> **What to produce**
Copy every record exactly. Nothing may be skipped.
___ Material supplied
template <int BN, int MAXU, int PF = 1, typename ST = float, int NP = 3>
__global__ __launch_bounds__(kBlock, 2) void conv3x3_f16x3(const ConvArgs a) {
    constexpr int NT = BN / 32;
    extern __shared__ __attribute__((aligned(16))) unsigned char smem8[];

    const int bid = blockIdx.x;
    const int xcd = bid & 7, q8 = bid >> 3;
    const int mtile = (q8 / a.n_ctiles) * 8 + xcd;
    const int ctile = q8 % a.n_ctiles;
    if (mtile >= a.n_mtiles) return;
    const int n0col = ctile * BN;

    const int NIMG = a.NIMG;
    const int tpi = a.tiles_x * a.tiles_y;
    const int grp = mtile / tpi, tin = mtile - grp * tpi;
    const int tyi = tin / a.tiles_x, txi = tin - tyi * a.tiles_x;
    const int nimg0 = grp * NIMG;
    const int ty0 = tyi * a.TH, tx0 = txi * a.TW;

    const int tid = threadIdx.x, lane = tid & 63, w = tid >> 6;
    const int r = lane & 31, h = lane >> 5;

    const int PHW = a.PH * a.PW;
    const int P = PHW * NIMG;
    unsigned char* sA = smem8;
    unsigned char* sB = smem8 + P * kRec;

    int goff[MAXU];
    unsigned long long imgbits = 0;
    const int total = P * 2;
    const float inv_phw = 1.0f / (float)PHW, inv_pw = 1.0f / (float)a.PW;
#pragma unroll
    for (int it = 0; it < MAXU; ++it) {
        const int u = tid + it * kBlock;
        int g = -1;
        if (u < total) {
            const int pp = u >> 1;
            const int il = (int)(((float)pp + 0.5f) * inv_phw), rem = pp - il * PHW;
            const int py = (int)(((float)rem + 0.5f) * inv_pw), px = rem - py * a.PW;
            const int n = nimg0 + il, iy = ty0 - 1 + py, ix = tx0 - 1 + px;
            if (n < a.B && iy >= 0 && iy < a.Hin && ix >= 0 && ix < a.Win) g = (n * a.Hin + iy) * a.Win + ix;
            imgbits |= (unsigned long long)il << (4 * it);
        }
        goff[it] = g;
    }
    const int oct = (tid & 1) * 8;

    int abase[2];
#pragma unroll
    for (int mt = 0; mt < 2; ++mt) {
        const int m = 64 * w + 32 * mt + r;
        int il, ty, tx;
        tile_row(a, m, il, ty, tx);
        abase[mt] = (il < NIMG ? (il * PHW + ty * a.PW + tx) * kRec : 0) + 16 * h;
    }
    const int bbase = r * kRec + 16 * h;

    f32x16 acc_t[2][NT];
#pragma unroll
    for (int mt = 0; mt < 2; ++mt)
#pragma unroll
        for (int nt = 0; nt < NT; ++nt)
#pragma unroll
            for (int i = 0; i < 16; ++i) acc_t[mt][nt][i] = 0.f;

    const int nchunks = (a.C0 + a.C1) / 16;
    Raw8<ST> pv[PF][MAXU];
______
> **Response to the task**
template <int BN, int MAXU, int PF = 1, typename ST = float, int NP = 3>
__global__ __launch_bounds__(kBlock, 2) void conv3x3_f16x3(const ConvArgs a) {
    constexpr int NT = BN / 32;
    extern __shared__ __attribute__((aligned(16))) unsigned char smem8[];

    const int bid = blockIdx.x;
    const int xcd = bid & 7, q8 = bid >> 3;
    const int mtile = (q8 / a.n_ctiles) * 8 + xcd;
    const int ctile = q8 % a.n_ctiles;
    if (mtile >= a.n_mtiles) return;
    const int n0col = ctile * BN;

    const int NIMG = a.NIMG;
    const int tpi = a.tiles_x * a.tiles_y;
    const int grp = mtile / tpi, tin = mtile - grp * tpi;
    const int tyi = tin / a.tiles_x, txi = tin - tyi * a.tiles_x;
    const int nimg0 = grp * NIMG;
    const int ty0 = tyi * a.TH, tx0 = txi * a.TW;

    const int tid = threadIdx.x, lane = tid & 63, w = tid >> 6;
    const int r = lane & 31, h = lane >> 5;

    const int PHW = a.PH * a.PW;
    const int P = PHW * NIMG;
    unsigned char* sA = smem8;
    unsigned char* sB = smem8 + P * kRec;

    int goff[MAXU];
    unsigned long long imgbits = 0;
    const int total = P * 2;
    const float inv_phw = 1.0f / (float)PHW, inv_pw = 1.0f / (float)a.PW;
#pragma unroll
    for (int it = 0; it < MAXU; ++it) {
        const int u = tid + it * kBlock;
        int g = -1;
        if (u < total) {
            const int pp = u >> 1;
            const int il = (int)(((float)pp + 0.5f) * inv_phw), rem = pp - il * PHW;
            const int py = (int)(((float)rem + 0.5f) * inv_pw), px = rem - py * a.PW;
            const int n = nimg0 + il, iy = ty0 - 1 + py, ix = tx0 - 1 + px;
            if (n < a.B && iy >= 0 && iy < a.Hin && ix >= 0 && ix < a.Win) g = (n * a.Hin + iy) * a.Win + ix;
            imgbits |= (unsigned long long)il << (4 * it);
        }
        goff[it] = g;
    }
    const int oct = (tid & 1) * 8;

    int abase[2];
#pragma unroll
    for (int mt = 0; mt < 2; ++mt) {
        const int m = 64 * w + 32 * mt + r;
        int il, ty, tx;
        tile_row(a, m, il, ty, tx);
        abase[mt] = (il < NIMG ? (il * PHW + ty * a.PW + tx) * kRec : 0) + 16 * h;
    }
    const int bbase = r * kRec + 16 * h;

    f32x16 acc_t[2][NT];
#pragma unroll
    for (int mt = 0; mt < 2; ++mt)
#pragma unroll
        for (int nt = 0; nt < NT; ++nt)
#pragma unroll
            for (int i = 0; i < 16; ++i) acc_t[mt][nt][i] = 0.f;

    const int nchunks = (a.C0 + a.C1) / 16;
    Raw8<ST> pv[PF][MAXU];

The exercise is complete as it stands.